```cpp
template <int EPI, bool CMP>
static void spmv_dispatch(const SpmvArgs &a, int nred, long nblocks, hipStream_t s, long nnz_pad)
{
    const long g = (nblocks + a.streams - 1) / a.streams * a.streams;
    if (nred == 0) k_spmv3<EPI, 0, CMP><<<g, 256, 0, s>>>(a, nblocks, nnz_pad);
    else if (nred == 1) k_spmv3<EPI, 1, CMP><<<g, 256, 0, s>>>(a, nblocks, nnz_pad);
    else if (nred == 2 || EPI != EPI_AMX) k_spmv3<EPI, 2, CMP><<<g, 256, 0, s>>>(a, nblocks, nnz_pad);
    else k_spmv3<EPI_AMX, 3, CMP><<<g, 256, 0, s>>>(a, nblocks, nnz_pad);
}

template <int EPI>
static void spmv_dispatch(const SpmvArgs &a, int nred, long nblocks, hipStream_t s, long nnz_pad)
{
    if (a.ndiag > 0) spmv_dispatch<EPI, true>(a, nred, nblocks, s, nnz_pad);
    else spmv_dispatch<EPI, false>(a, nred, nblocks, s, nnz_pad);
}

int launch_spmv(lssp_amd_ctx *c, const lssp_amd_mat *A, int epi, double alpha, const double *x,
                double beta, const double *y, double *z, int nred, const double *w0,
                const double *w1, long cb, long ce)
{
    if (A->nrows == 0) return LSSP_AMD_OK;
    const long nall = num_chunks(A->nrows);
    LSSP_TRY(ensure_part(c, nall));
    if (ce < 0) ce = nall;
    if (cb < 0 || cb > ce || ce > nall) return LSSP_AMD_EINVAL;
    if (nred == 3 && (epi != EPI_AMX || !w0 || w0 == z || w1)) return LSSP_AMD_EINVAL;
    const long nb = ce - cb;
    if (nb == 0) return LSSP_AMD_OK;
    SpmvArgs a{A->nrows, A->Ap, A->Aj, A->Ax, x, y, z, alpha, beta, w0, w1, c->d_part, c->part_cap,
               A->Ad, A->d_off, A->ndiag, c->guard, cb, spmv_streams(A), 0, 0, 0, spmv_ntv()};
    const long plane = A->max_off_int;
    if (A->ndiag > 0 && plane >= 256 * 8 && plane % 256 == 0) {
        const long bpp = plane / 256;
        const int env = spmv_group_env();
        const int pw = env >= 0 ? env : (bpp >= 512 && bpp % 128 == 0 ? 128 : 0);
        if (pw > 0 && bpp % pw == 0 && nb / bpp >= 2) {
            a.pbpp = (int)bpp;
            a.pz = (int)(nb / bpp);
            a.pw = pw;
        }
    }
    if (A->d_win && nb == nall && nred <= 2) {
        switch (epi) {
        case EPI_MXY: spmv_sell_dispatch<EPI_MXY>(a, A, nred, c->stream, c->num_cus); break;
        case EPI_AMXY: spmv_sell_dispatch<EPI_AMXY>(a, A, nred, c->stream, c->num_cus); break;
        case EPI_AXPBY: spmv_sell_dispatch<EPI_AXPBY>(a, A, nred, c->stream, c->num_cus); break;
        default: spmv_sell_dispatch<EPI_AMX>(a, A, nred, c->stream, c->num_cus); break;
        }
        LSSP_HIP(hipGetLastError());
        return LSSP_AMD_OK;
    }
    switch (epi) {
    case EPI_MXY: spmv_dispatch<EPI_MXY>(a, nred, nb, c->stream, A->nnz + 4L); break;
// ... 536 lines not shown
```

### lssp_amd/device.py

```python
from __future__ import annotations

import ctypes
import weakref
from dataclasses import dataclass

import numpy as np

from . import _lib

GMRES, LGMRES, RGMRES, BICGSTAB, CG = 0, 1, 2, 4, 7
BICGSAFE, CGS, GPBICG, CR, CRS, BICRSTAB, BICRSAFE, GPBICR, QMRCGSTAB, TFQMR, ORTHOMIN = (
    6, 8, 9, 10, 11, 12, 13, 14, 15, 16, 17)
BICGSTABL, IDRS = 5, 18
RLGMRES = 3
ILUK, ILUT, BILUK = 1, 2, 3
SERIAL, TREE = 0, 1


class LsspError(RuntimeError):
    def __init__(self, status: int, what: str):
        msg = _lib.load().lssp_amd_strerror(status).decode()
        super().__init__(f"{what}: {msg} (status {status})")
        self.status = status

# ... 178 lines not shown
        dev._adopt(self)
        r0, nl, nh = ctypes.c_int(), ctypes.c_int(), ctypes.c_int()
        dev.L.lssp_amd_mat_local_rows(h, ctypes.byref(r0), ctypes.byref(nl), ctypes.byref(nh))
        self.row0, self.nrows, self.nhalo = r0.value, nl.value, nh.value
        self.nnz = nnz

    @classmethod
    def from_device(cls, dev: Device, nrows: int, ncols: int, nnz: int, Ap: "DIdx", Aj: "DIdx", Ax: "DVec"):
        h = ctypes.c_void_p()
        _ck(dev.L.lssp_amd_mat_from_device(dev.h, nrows, ncols, nnz, Ap.ptr, Aj.ptr, Ax.ptr, ctypes.byref(h)),
            "mat_from_device")
        self = cls.__new__(cls)
        self._adopt_handle(dev, h, int(nnz))
        return self

    @property
    def nx(self) -> int:
        return self.nrows + self.nhalo

    @property
    def ndiag(self) -> int:
        v, w = ctypes.c_int(), ctypes.c_int()
        _ck(self.dev.L.lssp_amd_mat_layout(self.h, ctypes.byref(v), ctypes.byref(w)), "mat_layout")
        return v.value

    @property
    def windowed(self) -> bool:
        v, w = ctypes.c_int(), ctypes.c_int()
        _ck(self.dev.L.lssp_amd_mat_layout(self.h, ctypes.byref(v), ctypes.byref(w)), "mat_layout")
        return bool(w.value)

    @property
    def device_bytes(self) -> tuple[int, int]:
        c, a = ctypes.c_longlong(), ctypes.c_longlong()
        _ck(self.dev.L.lssp_amd_mat_bytes(self.h, ctypes.byref(c), ctypes.byref(a)), "mat_bytes")
        return c.value, a.value

    def update_values(self, ax: DVec):
        _ck(self.dev.L.lssp_amd_mat_update_values(self.dev.h, self.h, ax.ptr, ax.n), "mat_update_values")

    def close(self):
        if self.h:
            self.dev.L.lssp_amd_mat_destroy(self.h)
            self.h = None

    def __del__(self):
# ... 178 lines not shown
```

Measured before the change: 680.0 iters/s.

## Encode per-row diagonal patterns as one-byte codes to shrink SpMV index traffic

```diff
diff --git a/include/lssp_amd.h b/include/lssp_amd.h
--- a/include/lssp_amd.h
+++ b/include/lssp_amd.h
@@ -55,6 +55,7 @@
 int lssp_amd_mat_destroy(lssp_amd_mat *A);
 int lssp_amd_mat_info(const lssp_amd_mat *A, int *nrows, int *ncols, int *nnz);
 int lssp_amd_mat_layout(const lssp_amd_mat *A, int *ndiag, int *windowed);
+int lssp_amd_mat_rowcodes(const lssp_amd_mat *A, int *npatterns);
 int lssp_amd_mat_bytes(const lssp_amd_mat *A, long long *csr_bytes, long long *aux_bytes);
 
 int lssp_amd_mv_amxpby(lssp_amd_ctx *ctx, double alpha, const lssp_amd_mat *A, double *x,
diff --git a/lssp_amd/_lib.py b/lssp_amd/_lib.py
--- a/lssp_amd/_lib.py
+++ b/lssp_amd/_lib.py
@@ -44,6 +44,7 @@
     "lssp_amd_mat_destroy": (_ci, [_vp]),
     "lssp_amd_mat_info": (_ci, [_vp, _vp, _vp, _vp]),
     "lssp_amd_mat_layout": (_ci, [_vp, _vp, _vp]),
+    "lssp_amd_mat_rowcodes": (_ci, [_vp, _vp]),
     "lssp_amd_mat_bytes": (_ci, [_vp, _vp, _vp]),
     "lssp_amd_ilu_sweep_layout": (_ci, [_vp, _vp, _vp, _vp]),
     "lssp_amd_mv_amxpby": (_ci, [_vp, _cd, _vp, _vp, _cd, _vp]),
diff --git a/lssp_amd/csrc/capi.cpp b/lssp_amd/csrc/capi.cpp
--- a/lssp_amd/csrc/capi.cpp
+++ b/lssp_amd/csrc/capi.cpp
@@ -452,6 +452,7 @@
         LSSP_HIP(hipMemcpy(M->Ax, Ax, sizeof(double) * M->nnz, hipMemcpyHostToDevice));
     }
     LSSP_TRY(build_diag_ids(M, Ap, Aj));
+    LSSP_TRY(build_row_codes(M->ctx, M));
     return build_windows(M, Ap, Aj, Ax);
 }
 
@@ -486,6 +487,8 @@
     if (M->Ax) (void)hipFree(M->Ax);
     if (M->Ad) (void)hipFree(M->Ad);
     if (M->d_off) (void)hipFree(M->d_off);
+    if (M->Ac) (void)hipFree(M->Ac);
+    if (M->d_pat) (void)hipFree(M->d_pat);
     if (M->d_win) (void)hipFree(M->d_win);
     for (void *p : {(void *)M->s_ax, (void *)M->s_col, (void *)M->s_row, (void *)M->s_meta})
         if (p) (void)hipFree(p);
@@ -517,6 +520,13 @@
     if (!A || !ndiag) return LSSP_AMD_EINVAL;
     *ndiag = A->ndiag;
     if (windowed) *windowed = A->d_win != nullptr;
+    return LSSP_AMD_OK;
+}
+
+int lssp_amd_mat_rowcodes(const lssp_amd_mat *A, int *npatterns)
+{
+    if (!A || !npatterns) return LSSP_AMD_EINVAL;
+    *npatterns = A->npat;
     return LSSP_AMD_OK;
 }
 
diff --git a/lssp_amd/csrc/comm.cpp b/lssp_amd/csrc/comm.cpp
--- a/lssp_amd/csrc/comm.cpp
+++ b/lssp_amd/csrc/comm.cpp
@@ -504,6 +504,7 @@
     if (!ok) (void)hipGetLastError();
     LSSP_TRY(agree_status(c, ok ? LSSP_AMD_OK : LSSP_AMD_ENOMEM));
     LSSP_TRY(agree_status(c, build_diag_ids(M, Ap, lj.data())));
+    LSSP_TRY(agree_status(c, build_row_codes(c, M)));
     guard.m = nullptr;
     *out = M;
     return LSSP_AMD_OK;
diff --git a/lssp_amd/csrc/convert.hip b/lssp_amd/csrc/convert.hip
--- a/lssp_amd/csrc/convert.hip
+++ b/lssp_amd/csrc/convert.hip
@@ -489,6 +489,101 @@
     }
 }
 
+using lssp_amd::ROWPAT_LEN;
+using lssp_amd::ROWPAT_MAX;
+typedef unsigned long long pat_t;
+constexpr pat_t PAT_EMPTY = ~0ull;
+constexpr int PAT_HS = 1024;
+constexpr int P_COUNT = 0, P_OVER = 1;
+
+__device__ __forceinline__ unsigned pat_slot(pat_t k) { return (unsigned)((k * 0x9E3779B97F4A7C15ull) >> 54); }
+
+__global__ __launch_bounds__(CT) void k_pat_init(pat_t *__restrict__ gk, int *__restrict__ gi)
+{
+    for (int t = threadIdx.x; t < PAT_HS + ROWPAT_MAX; t += CT) gk[t] = t < PAT_HS ? PAT_EMPTY : 0;
+    if (threadIdx.x < 2) gi[threadIdx.x] = 0;
+}
+
+__device__ __forceinline__ bool pat_insert(pat_t *tab, const int *full, pat_t k)
+{
+    unsigned h = pat_slot(k);
+    for (int p = 0; p < PAT_HS; p++, h = (h + 1) & (PAT_HS - 1)) {
+        pat_t cur = *(volatile pat_t *)(tab + h);
+        if (cur == k) return false;
+        if (cur != PAT_EMPTY) continue;
+        if (*(volatile const int *)full > ROWPAT_MAX) return false;
+        pat_t old = atomicCAS(tab + h, PAT_EMPTY, k);
+        if (old == PAT_EMPTY) return true;
+        if (old == k) return false;
+    }
+    return false;
+}
+
+__device__ __forceinline__ pat_t pat_key(const uint8_t *__restrict__ Ad, int b, int e)
+{
+    pat_t key = 0;
+    for (int k = b; k < e; k++) key |= (pat_t)(Ad[k] + 1u) << (8 * (k - b));
+    return key;
+}
+
+__global__ __launch_bounds__(CT) void k_pat_collect(long nrows, const int *__restrict__ Ap,
+                                                    const uint8_t *__restrict__ Ad, pat_t *__restrict__ gk,
+                                                    int *__restrict__ gi)
+{
+    __shared__ pat_t tab[PAT_HS];
+    __shared__ int cnt;
+    for (int t = threadIdx.x; t < PAT_HS; t += CT) tab[t] = PAT_EMPTY;
+    if (threadIdx.x == 0) cnt = 0;
+    __syncthreads();
+    GRID_STRIDE(i, nrows)
+    {
+        if (*(volatile int *)&cnt > ROWPAT_MAX || *(volatile int *)(gi + P_OVER)) break;
+        const int b = Ap[i], e = Ap[i + 1];
+        const pat_t key = e - b <= ROWPAT_LEN ? pat_key(Ad, b, e) : PAT_EMPTY;
+        if (key == PAT_EMPTY) {
+            atomicOr(gi + P_OVER, 1);
+            break;
+        }
+        if (pat_insert(tab, &cnt, key)) atomicAdd(&cnt, 1);
+    }
+    __syncthreads();
+    if (cnt > ROWPAT_MAX) {
+        if (threadIdx.x == 0) atomicOr(gi + P_OVER, 1);
+        return;
+    }
+    for (int t = threadIdx.x; t < PAT_HS; t += CT) {
+        pat_t k = tab[t];
+        if (k == PAT_EMPTY || !pat_insert(gk, gi + P_COUNT, k)) continue;
+        int at = atomicAdd(gi + P_COUNT, 1);
+        if (at < ROWPAT_MAX)
+            gk[PAT_HS + at] = k;
+        else
+            atomicOr(gi + P_OVER, 1);
+    }
+}
+
+__global__ __launch_bounds__(CT) void k_pat_codes(long nrows, const int *__restrict__ Ap,
+                                                  const uint8_t *__restrict__ Ad, const pat_t *__restrict__ pat,
+                                                  int np, uint8_t *__restrict__ Ac)
+{
+    __shared__ pat_t tab[ROWPAT_MAX];
+    for (int t = threadIdx.x; t < np; t += CT) tab[t] = pat[t];
+    __syncthreads();
+    GRID_STRIDE(i, nrows)
+    {
+        const pat_t key = pat_key(Ad, Ap[i], Ap[i + 1]);
+        int lo = 0, hi = np - 1;
+        while (lo < hi) {
+            int mid = (lo + hi) >> 1;
+            if (tab[mid] < key)
+                lo = mid + 1;
+            else
+                hi = mid;
+        }
+        Ac[i] = (uint8_t)lo;
+    }
+}
+
 __global__ __launch_bounds__(CT) void k_win_wide(long nb, int nrows, const int *__restrict__ Ap,
                                                  const int *__restrict__ Aj, int *__restrict__ wide)
 {
@@ -619,6 +714,43 @@
     return LSSP_AMD_OK;
 }
 
+}
+
+int lssp_amd::build_row_codes(lssp_amd_ctx *c, lssp_amd_mat *M)
+{
+    M->npat = 0;
+    if (M->ndiag == 0 || !M->Ad || M->nnz == 0 || M->nrows == 0) return LSSP_AMD_OK;
+    hipStream_t s = c->stream;
+    Scratch S(s);
+    SCRATCH(gk, pat_t, PAT_HS + ROWPAT_MAX);
+    SCRATCH(gi, int, 2);
+    k_pat_init<<<1, CT, 0, s>>>(gk, gi);
+    k_pat_collect<<<grid_for(M->nrows), CT, 0, s>>>(M->nrows, M->Ap, M->Ad, gk, gi);
+    LSSP_HIP(hipGetLastError());
+    int head[2];
+    std::vector<pat_t> pat(ROWPAT_MAX);
+    LSSP_HIP(hipMemcpyAsync(head, gi, sizeof(head), hipMemcpyDeviceToHost, s));
+    LSSP_HIP(hipMemcpyAsync(pat.data(), gk + PAT_HS, sizeof(pat_t) * ROWPAT_MAX, hipMemcpyDeviceToHost, s));
+    LSSP_HIP(hipStreamSynchronize(s));
+    if (head[P_OVER] || head[P_COUNT] > ROWPAT_MAX || head[P_COUNT] <= 0) return LSSP_AMD_OK;
+    pat.resize(head[P_COUNT]);
+    std::sort(pat.begin(), pat.end());
+    const size_t ac_bytes = (size_t)M->nrows + 32;
+    LSSP_HIP(hipMalloc(&M->Ac, ac_bytes));
+    LSSP_HIP(hipMalloc(&M->d_pat, sizeof(pat_t) * pat.size()));
+    LSSP_HIP(hipMemsetAsync(M->Ac + M->nrows, 0, 32, s));
+    LSSP_HIP(hipMemcpyAsync(M->d_pat, pat.data(), sizeof(pat_t) * pat.size(), hipMemcpyHostToDevice, s));
+    k_pat_codes<<<grid_for(M->nrows), CT, 0, s>>>(M->nrows, M->Ap, M->Ad, M->d_pat, (int)pat.size(), M->Ac);
+    LSSP_HIP(hipGetLastError());
+    LSSP_HIP(hipStreamSynchronize(s));
+    for (int l = 0; l < ROWPAT_LEN; l++) {
+        int shorter = 0;
+        for (pat_t k : pat) shorter += (k >> (8 * l)) == 0;
+        M->pat_thr[l] = (unsigned short)shorter;
+    }
+    M->aux_bytes += (long long)ac_bytes + (long long)sizeof(pat_t) * (long long)pat.size();
+    M->npat = (int)pat.size();
+    return LSSP_AMD_OK;
 }
 
 extern "C" {
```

□ □ □ □

Work request: Look over the entries for "else", then copy every line that includes that string.

Answer to this exercise:
    else if (nred == 1) k_spmv3<EPI, 1, CMP><<<g, 256, 0, s>>>(a, nblocks, nnz_pad);
    else if (nred == 2 || EPI != EPI_AMX) k_spmv3<EPI, 2, CMP><<<g, 256, 0, s>>>(a, nblocks, nnz_pad);
    else k_spmv3<EPI_AMX, 3, CMP><<<g, 256, 0, s>>>(a, nblocks, nnz_pad);
    else spmv_dispatch<EPI, false>(a, nred, nblocks, s, nnz_pad);
+        else
+            else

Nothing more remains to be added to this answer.